11. The access control system of claim 1, wherein the plurality of instructions further causes the access control system to generate an updated schedule for at least one of the first door operator and the second door operator in response to a determination that the scheduled status of the first door operator differs from the current status of the first door operator at the first time.

12. The access control system of claim 1, wherein the plurality of instructions further causes the access control system to monitor a status of the first door operator over a period of time.

13. An access control system, comprising:

a first door operator installed to a first door and including at least one sensor configured to generate sensor data indicative of a current status of the first door operator;

at least one processing device; and

at least one memory comprising (i) a schedule that identifies a plurality of scheduled statuses of the first door operator at corresponding times and (ii) a plurality of instructions stored therein that, in response to execution by the at least one processing device, causes the access control system to: identify the current status of the first door operator at a first time based on the sensor data generated by the at least one sensor; determine a scheduled status of the first door operator for the first time based on the schedule; and modify a status of a second door operator in response to a determination that the scheduled status of the first door operator differs from the current status of the first door operator at the first time.
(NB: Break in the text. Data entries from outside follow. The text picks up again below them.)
diff --git a/video-layout-generation_amd/csrc/gemm.hip b/video-layout-generation_amd/csrc/gemm.hip
--- a/video-layout-generation_amd/csrc/gemm.hip
+++ b/video-layout-generation_amd/csrc/gemm.hip
@@ -2,10 +2,14 @@
 #include <type_traits>
 
 #include "gemm_tile.h"
+#include "ln_row.h"
 #include "reduce_body.h"
 
 #define GEMM_A_GELU (1 << 20)
 #define GEMM_B_GELU (1 << 21)
+#define GEMM_LN (1 << 22)
+#define GEMM_LN_LD 132
+#define GEMM_LN_PARK (128 * GEMM_LN_LD)
 __device__ __forceinline__ float4 gelu4(float4 v) { return make_float4(gelu_f(v.x), gelu_f(v.y), gelu_f(v.z), gelu_f(v.w)); }
 
 __device__ __forceinline__ __amdgpu_buffer_rsrc_t vlg_rsrc(const void* p, int bytes = 0x7fffffff) {
@@ -32,6 +36,11 @@
 
 template <int BM, int BN, int BK, bool A_KC, bool B_KC>
 constexpr int gemm_smem_floats() { return 2 * (Tile<BM, A_KC, BK>::FLOATS + Tile<BN, B_KC, BK>::FLOATS); }
+template <int BM, int BN, int BK, bool A_KC, bool B_KC, int EPI>
+constexpr int gemm_kernel_smem_floats() {
+    constexpr int F = gemm_smem_floats<BM, BN, BK, A_KC, B_KC>();
+    return (EPI & GEMM_LN) == 0 ? F : (F > GEMM_LN_PARK ? F : GEMM_LN_PARK) + GEMM_LN_PARK;
+}
 
 template <int BM, int BN, int BK, bool A_KC, bool B_KC, int EPI, bool COLSUM>
 __device__ __forceinline__ void gemm_f32_body(const GemmArgs& g, float* const smem, const int bid, const int nwg) {
@@ -353,7 +362,11 @@
                 }
             }
     };
-    auto emit_fast = [&](int n0v) __attribute__((always_inline)) {
+    constexpr bool LN = (EPI & GEMM_LN) != 0;
+    static_assert(!LN || (CHAIN && FAST && BM == 128 && (EPI & VLG_EPI_RESID) != 0), "the layer-norm epilogue runs on the chained fast path");
+    float* const park_first = smem + (gemm_smem_floats<BM, BN, BK, A_KC, B_KC>() > GEMM_LN_PARK ? gemm_smem_floats<BM, BN, BK, A_KC, B_KC>() : GEMM_LN_PARK);
+    float* const park_last = smem;
+    auto emit_fast = [&](int n0v, float* park) __attribute__((always_inline)) {
         const int64_t corner = m0 * g.ldc + n0v;
         const __amdgpu_buffer_rsrc_t dc = vlg_rsrc(Cs + corner);
         const __amdgpu_buffer_rsrc_t dxin = vlg_rsrc(gAuxIn ? gAuxIn + corner : gA);
@@ -432,7 +445,40 @@
                     __builtin_amdgcn_raw_buffer_store_b32(__float_as_uint(v[q].y), dc, vc + j * 128, soff(2 * q + 1), 0);
                     vlg_epi_pace(2 * q + 2);
                 }
-            }
+                if constexpr (LN) {
+                    float* const pw = park + (wm * TM * 32 + i * 32 + 4 * h) * GEMM_LN_LD + wn * TN * 32 + j * 32 + l31;
+                    const auto prow = [](int r) { return ((r & 3) + 8 * (r >> 2)) * GEMM_LN_LD; };
+#pragma unroll
+                    for (int q = 0; q < 8; ++q) {
+                        pw[prow(2 * q)] = v[q].x;
+                        pw[prow(2 * q + 1)] = v[q].y;
+                    }
+                }
+            }
+    };
+    auto ln_pass = [&]() __attribute__((always_inline)) {
+        constexpr int LR = 16;
+        const float* const src = (lane < 32 ? park_first : park_last) + 4 * (lane & 31);
+        float gm[4], bt[4];
+        const float4 tg = ld4(g.ln_gamma + 4 * lane), tb = ld4(g.ln_beta + 4 * lane);
+        gm[0] = tg.x; gm[1] = tg.y; gm[2] = tg.z; gm[3] = tg.w;
+        bt[0] = tb.x; bt[1] = tb.y; bt[2] = tb.z; bt[3] = tb.w;
+#pragma unroll
+        for (int r0 = wave * 32; r0 < wave * 32 + 32; r0 += LR) {
+            float v[LR][4], mu[LR], rs[LR];
+#pragma unroll
+            for (int i = 0; i < LR; ++i) {
+                const float4 t = ld4(src + (r0 + i) * GEMM_LN_LD);
+                v[i][0] = t.x; v[i][1] = t.y; v[i][2] = t.z; v[i][3] = t.w;
+            }
+            ln_rows_fwd<4, LR>(v, gm, bt, g.ln_eps, mu, rs);
+#pragma unroll
+            for (int i = 0; i < LR; ++i) {
+                const int64_t row = m0 + r0 + i;
+                st4(g.ln_y + row * 256 + 4 * lane, make_float4(v[i][0], v[i][1], v[i][2], v[i][3]));
+                if (lane == 0) { g.ln_mean[row] = mu[i]; g.ln_rstd[row] = rs[i]; }
+            }
+        }
     };
     if (fast_tile) {
         for (int rt = 0; rt < run; ++rt) {
@@ -440,8 +486,13 @@
             const bool has_next = rt + 1 < run;
             mainloop_fast(n0v, rt == 0, has_next);
             if (has_next) load_bias(n0v + BN);
-            emit_fast(n0v);
+            if (LN && !has_next) __syncthreads();
+            emit_fast(n0v, has_next ? park_first : park_last);
             if (has_next) init_acc();
+        }
+        if constexpr (LN) {
+            __syncthreads();
+            ln_pass();
         }
     } else if (full) emit(std::false_type{});
     else emit(std::true_type{});
@@ -477,7 +528,7 @@
 
 template <int BM, int BN, int BK, bool A_KC, bool B_KC, int EPI, bool COLSUM>
 __global__ __launch_bounds__(GEMM_THREADS, (BM == 64 && BN == 64) ? 4 : (BK == 16 ? 3 : 2)) void gemm_f32_kernel(const GemmArgs g) {
-    __shared__ __attribute__((aligned(16))) float smem[gemm_smem_floats<BM, BN, BK, A_KC, B_KC>()];
+    __shared__ __attribute__((aligned(16))) float smem[gemm_kernel_smem_floats<BM, BN, BK, A_KC, B_KC, EPI>()];
     gemm_f32_body<BM, BN, BK, A_KC, B_KC, EPI, COLSUM>(g, smem, (int)blockIdx.x, (int)gridDim.x);
 }
 
@@ -522,12 +573,16 @@
 static constexpr int vlg_gemm_run_forced = -1;
 #endif
 template <int BM, int BN, int BK, bool A_KC, bool B_KC>
-static int gemm_run(const GemmArgs& g, int slots) {
-    if (BM != 128 || BN != 128 || g.splits != 1) return 1;
-    if (g.M % BM != 0 || g.N % BN != 0 || g.Kc % (2 * BK) != 0) return 1;
+static bool gemm_can_chain(const GemmArgs& g) {
+    if (BM != 128 || BN != 128 || g.splits != 1) return false;
+    if (g.M % BM != 0 || g.N % BN != 0 || g.Kc % (2 * BK) != 0) return false;
     const int64_t span_a = A_KC ? (int64_t)(BM - 1) * g.lda + g.Kc : g.Kc * g.lda + BM;
     const int64_t span_b = B_KC ? (int64_t)(2 * BN - 1) * g.ldb + g.Kc : g.Kc * g.ldb + 2 * BN;
-    if (span_a >= (1ll << 28) || span_b >= (1ll << 28) || (int64_t)(BM - 1) * g.ldc + BN >= (1ll << 28)) return 1;
+    return span_a < (1ll << 28) && span_b < (1ll << 28) && (int64_t)(BM - 1) * g.ldc + BN < (1ll << 28);
+}
+template <int BM, int BN, int BK, bool A_KC, bool B_KC>
+static int gemm_run(const GemmArgs& g, int slots) {
+    if (!gemm_can_chain<BM, BN, BK, A_KC, B_KC>(g)) return 1;
     if (vlg_gemm_run_forced == 0) return 1;
     int best = 1;
     for (int r = 2; r <= g.tiles_n; ++r)
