static int check_conv_args(const osvos_conv3x3_args* a) {
  OSVOS_CHECK_ARG(a != nullptr);
  OSVOS_CHECK_ARG(a->n > 0 && a->h > 0 && a->w > 0);
  OSVOS_CHECK_ARG(a->cin >= 64 && a->cin % 64 == 0);
  OSVOS_CHECK_ARG(a->cout == 2 || a->cout == 16 || a->cout == 64 || (a->cout > 0 && a->cout % 128 == 0));
  OSVOS_CHECK_ARG(a->cout != 2 || (a->pq != nullptr && a->y_hi == nullptr && a->y_f32 == nullptr && a->pool_hi == nullptr &&
                                   a->colsum == nullptr && !(a->flags & (OSVOS_FLAG_RELU | OSVOS_FLAG_RELU_MASK))));
  OSVOS_CHECK_ARG(a->cout != 16 || (a->y_hi == nullptr && a->y_lo == nullptr && !(a->flags & OSVOS_FLAG_RELU_MASK)));
  OSVOS_CHECK_ARG(a->x_hi != nullptr && a->w_packed != nullptr);
  OSVOS_CHECK_ARG((a->flags & OSVOS_FLAG_FAST) || a->x_lo != nullptr);
  OSVOS_CHECK_ARG(a->y_hi != nullptr || a->y_f32 != nullptr || a->pq != nullptr || a->pool_hi != nullptr);
  OSVOS_CHECK_ARG(!(a->flags & OSVOS_FLAG_RELU_MASK) || a->mask_hi != nullptr);
  OSVOS_CHECK_ARG(a->pq == nullptr || a->cout == 2 || (a->cout == 16 && a->proj_w != nullptr));
  OSVOS_CHECK_ARG((a->pool_hi == nullptr && a->colsum == nullptr) || a->cout >= 64);
  OSVOS_CHECK_ARG((reinterpret_cast<uintptr_t>(a->x_hi) & 15) == 0);
  OSVOS_CHECK_ARG((reinterpret_cast<uintptr_t>(a->w_packed) & 15) == 0);
  OSVOS_CHECK_ARG((reinterpret_cast<uintptr_t>(a->bias) & 15) == 0);
  OSVOS_CHECK_ARG(!(a->flags & OSVOS_FLAG_DETERMINISTIC) || (reinterpret_cast<uintptr_t>(a->colsum) & 7) == 0);
  if (a->cout >= 64) {
    const uintptr_t bf16_planes = reinterpret_cast<uintptr_t>(a->y_hi) | reinterpret_cast<uintptr_t>(a->y_lo) |
                                  reinterpret_cast<uintptr_t>(a->pool_hi) | reinterpret_cast<uintptr_t>(a->pool_lo) |
                                  reinterpret_cast<uintptr_t>(a->mask_hi);
    OSVOS_CHECK_ARG((bf16_planes & 3) == 0);
    OSVOS_CHECK_ARG((reinterpret_cast<uintptr_t>(a->y_f32) & 7) == 0);
  }
// ... 2 lines not shown

}

using namespace osvos;

extern "C" int osvos_side_folded_multi(const osvos_conv3x3_args* args, int count, osvos_stream_t stream_) {
  OSVOS_CHECK_ARG(args != nullptr && count > 0 && count <= 4);
  const osvos_conv3x3_args* order[4];
  for (int k = 0; k < count; ++k) {
    int rc = check_conv_args(&args[k]);
    if (rc) return rc;
    OSVOS_CHECK_ARG(args[k].cout == 2);
    OSVOS_CHECK_ARG((args[k].flags & OSVOS_FLAG_FAST) == (args[0].flags & OSVOS_FLAG_FAST));
    order[k] = &args[k];
  }
  for (int i = 1; i < count; ++i)
    for (int j = i; j > 0 && order[j]->cin > order[j - 1]->cin; --j) {
      const osvos_conv3x3_args* t = order[j];
      order[j] = order[j - 1];
      order[j - 1] = t;
    }
  return side_conv_multi_dispatch(order, count, static_cast<cudaStream_t>(stream_));
}

extern "C" int osvos_conv3x3(const osvos_conv3x3_args* a, osvos_stream_t stream_) {
  int rc = check_conv_args(a);
  if (rc) return rc;
  cudaStream_t stream = static_cast<cudaStream_t>(stream_);
  if (a->cout == 2 || a->cout == 16) return side_conv_dispatch(a, stream);
  if ((a->flags & OSVOS_FLAG_DETERMINISTIC) && a->colsum != nullptr) return conv3x3_halo_dispatch<true>(a, stream);
  return conv3x3_halo_dispatch<false>(a, stream);
}
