# zetanumbers/myraytracer

Measured on AMD Instinct MI355X. Metric: Msamples/s (pixels x spp / s), random-spheres, higher is better.
Workload: dtype f32

## Files before the change

include/myraytracer_amd_debug.h:

```cpp
#ifndef MYRAYTRACER_AMD_DEBUG_H
#define MYRAYTRACER_AMD_DEBUG_H

#include "myraytracer_amd.h"

#ifdef __cplusplus
extern "C" {
#endif

int mrt_debug_srgb8_thresholds(float out[256]);
int mrt_debug_present_encode(mrt_ctx* ctx, const float* rgba, uint32_t width, uint32_t rows, int format, uint32_t flags,
                             uint8_t* out);
int mrt_debug_set_present_copy(mrt_ctx* ctx, int mode);
int mrt_debug_noise_reduce(mrt_ctx* ctx, const float* S, const float* rgba, uint32_t width, uint32_t rows, double K,
                           float threshold, float floor, mrt_noise_report* out, float* tiles_out);
int mrt_debug_denoise(mrt_ctx* ctx, const float* rgba, const float* S, double K, const float* guides, uint32_t width, uint32_t rows,
                      const mrt_denoise_params* params, float* out);
int mrt_debug_denoise_variance(mrt_ctx* ctx, const float* rgba, const float* S, double K, const float* guides, uint32_t width,
                               uint32_t rows, const mrt_denoise_params* params, uint32_t variance, float* out);
int mrt_debug_denoise_mix(mrt_ctx* ctx, const float* rgba, const float* S, double K, const float* guides, uint32_t width,
                          uint32_t rows, const mrt_denoise_params* params, uint32_t variance, const mrt_denoise_mix* mix, float* out);
int mrt_debug_read_guides(mrt_ctx* ctx, float* rays, int32_t* index, float* t, float* normal, float* albedo, size_t cap_pixels);
int mrt_debug_read_gathered_guides(mrt_ctx* root_ctx, float* rays, int32_t* index, float* t, float* normal, float* albedo, size_t cap_pixels);

int mrt_debug_set_gather_per_band(mrt_ctx* root_ctx, int enabled);
// ... 10 lines not shown
                          size_t boxes_cap, uint32_t info[8]);
int mrt_debug_build_boxes_top_down(const mrt_sphere* spheres, size_t n, uint32_t max_levels, uint32_t top_target, int open,
                                   float* boxes_out, size_t boxes_cap, uint32_t info[5]);
int mrt_debug_mfma_scale(double reach, float scale_out[4], uint32_t* neg_k2_bf16_pair_out);
int mrt_debug_build_sweep(const mrt_sphere* spheres, size_t n, const float* force_axis, float axis_out[3], float* records_out,
                          size_t records_cap, uint16_t* mfma_out, size_t mfma_cap, float origin_out[3], double* reach_out);
int mrt_debug_set_sweep_axes(mrt_ctx* ctx, const float* axis);
int mrt_debug_sweep_axes(mrt_ctx* ctx, float axis_out[3]);
int mrt_debug_world_hit(mrt_ctx* ctx, const float* rays, size_t n, int32_t* hit_out, uint32_t* candidates_out,
                        size_t cand_words_per_ray);
int mrt_debug_world_hit_stats(mrt_ctx* ctx, uint64_t out[2]);
int mrt_debug_arith(mrt_ctx* ctx, int mode, const uint32_t bits_range[4], uint64_t count, uint64_t seed, uint64_t out[3]);
int mrt_debug_arith_pairs(mrt_ctx* ctx, const float* x, const float* y, size_t n, uint32_t* out);
int mrt_debug_last_launch(mrt_ctx* ctx, uint32_t out[2]);
int mrt_debug_set_boxes(mrt_ctx* ctx, int mode);
int mrt_debug_sweep_variant(mrt_ctx* ctx);
int mrt_debug_set_frame_batching(mrt_ctx* ctx, int enabled);
int mrt_debug_set_tile_sort(mrt_ctx* ctx, int enabled);
int mrt_debug_sort_tiles(mrt_ctx* ctx, const uint32_t* cost, size_t n_cost, const uint32_t* list, size_t n, uint32_t* order_out);
#define MRT_TILE_ORDER_NONE 0u
#define MRT_TILE_ORDER_INDEX 1u
#define MRT_TILE_ORDER_SORTED 2u
#define MRT_TILE_ORDER_SORTED_LIST 3u
#define MRT_TILE_ORDER_LIST 4u
int mrt_debug_read_tile_schedule(mrt_ctx* ctx, uint32_t* cost_out, uint32_t* order_out, size_t cap, uint32_t* n_out,
                                 uint32_t info_out[4]);
int mrt_debug_set_schedule(mrt_ctx* ctx, uint32_t pilot_spp, int waves_per_cu);
int mrt_debug_lds_layout(uint32_t n_members, uint32_t n_nodes, uint32_t levels, uint32_t n_top_padded, uint32_t out[3]);
int mrt_debug_set_frames_in_flight(mrt_ctx* ctx, int slots);
int mrt_debug_width_policy(int op, const uint32_t workload[6], uint32_t state[7], double util, double rate);
// ... 36 lines not shown
```

myraytracer_amd/_lib.py:

```python
import ctypes as C
import importlib.util
import os
import sys

os.environ.setdefault("GPU_MAX_HW_QUEUES", "20")

_HERE = os.path.dirname(os.path.abspath(__file__))
LIB_PATH = os.environ.get("MRT_LIB_OVERRIDE") or os.path.join(_HERE, "lib", "libmyraytracer_amd.so")
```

14. The access control system of claim 13, further comprising the second door operator, wherein the second door operator is installed to a second door and includes at least one other sensor configured to generate sensor data indicative of a current status of the second door operator; and

wherein the first door operator is communicatively coupled to the second door operator.

15. The access control system of claim 14, wherein the plurality of instructions further causes the access control system to:

identify a current status of the second door operator at a second time;

determine a scheduled status of the second door operator for the second time; and

modify a status of the first door operator in response to a determination that the scheduled status of the second door operator differs from the current status of the second door operator at the second time.

16. The access control system of claim 13, wherein the first door operator includes the at least one processing device and the at least one memory.

17. The access control system of claim 13, wherein the plurality of instructions further causes the access control system to generate an updated schedule for at least one of the first door operator or the second door operator in response to a determination that the scheduled status of the first door operator differs from the current status of the first door operator at the first time.

18. A first door operator, comprising:

a processor; and

a memory comprising a plurality of instructions stored therein that, in response to execution by the processor, causes the first door operator to: identify a current status of the first door operator at a first time; determine a scheduled status of the first door operator for the first time; and cause a modification of a status of a second door operator in response to a determination that the scheduled status of the first door operator differs from the current status of the first door operator at the first time.

19. The first door operator of claim 18, further comprising at least one sensor that generates sensor data indicative of the current status of the first door operator; and

wherein to identify the current status of the first door operator at the first time comprises to identify the current status of the first door operator at the first time based on the sensor data generated by the at least one sensor.

20. The first door operator of claim 18, wherein to cause the modification of the status of the second door operator comprises to transmit an instruction to adjust at least one of an opening speed of the second door operator, a back check speed of the second door operator, a hold open time of the second door operator, a delay of the second door operator, a closing speed of the second door operator, a latch position of the second door operator, and a back check position of the second door operator.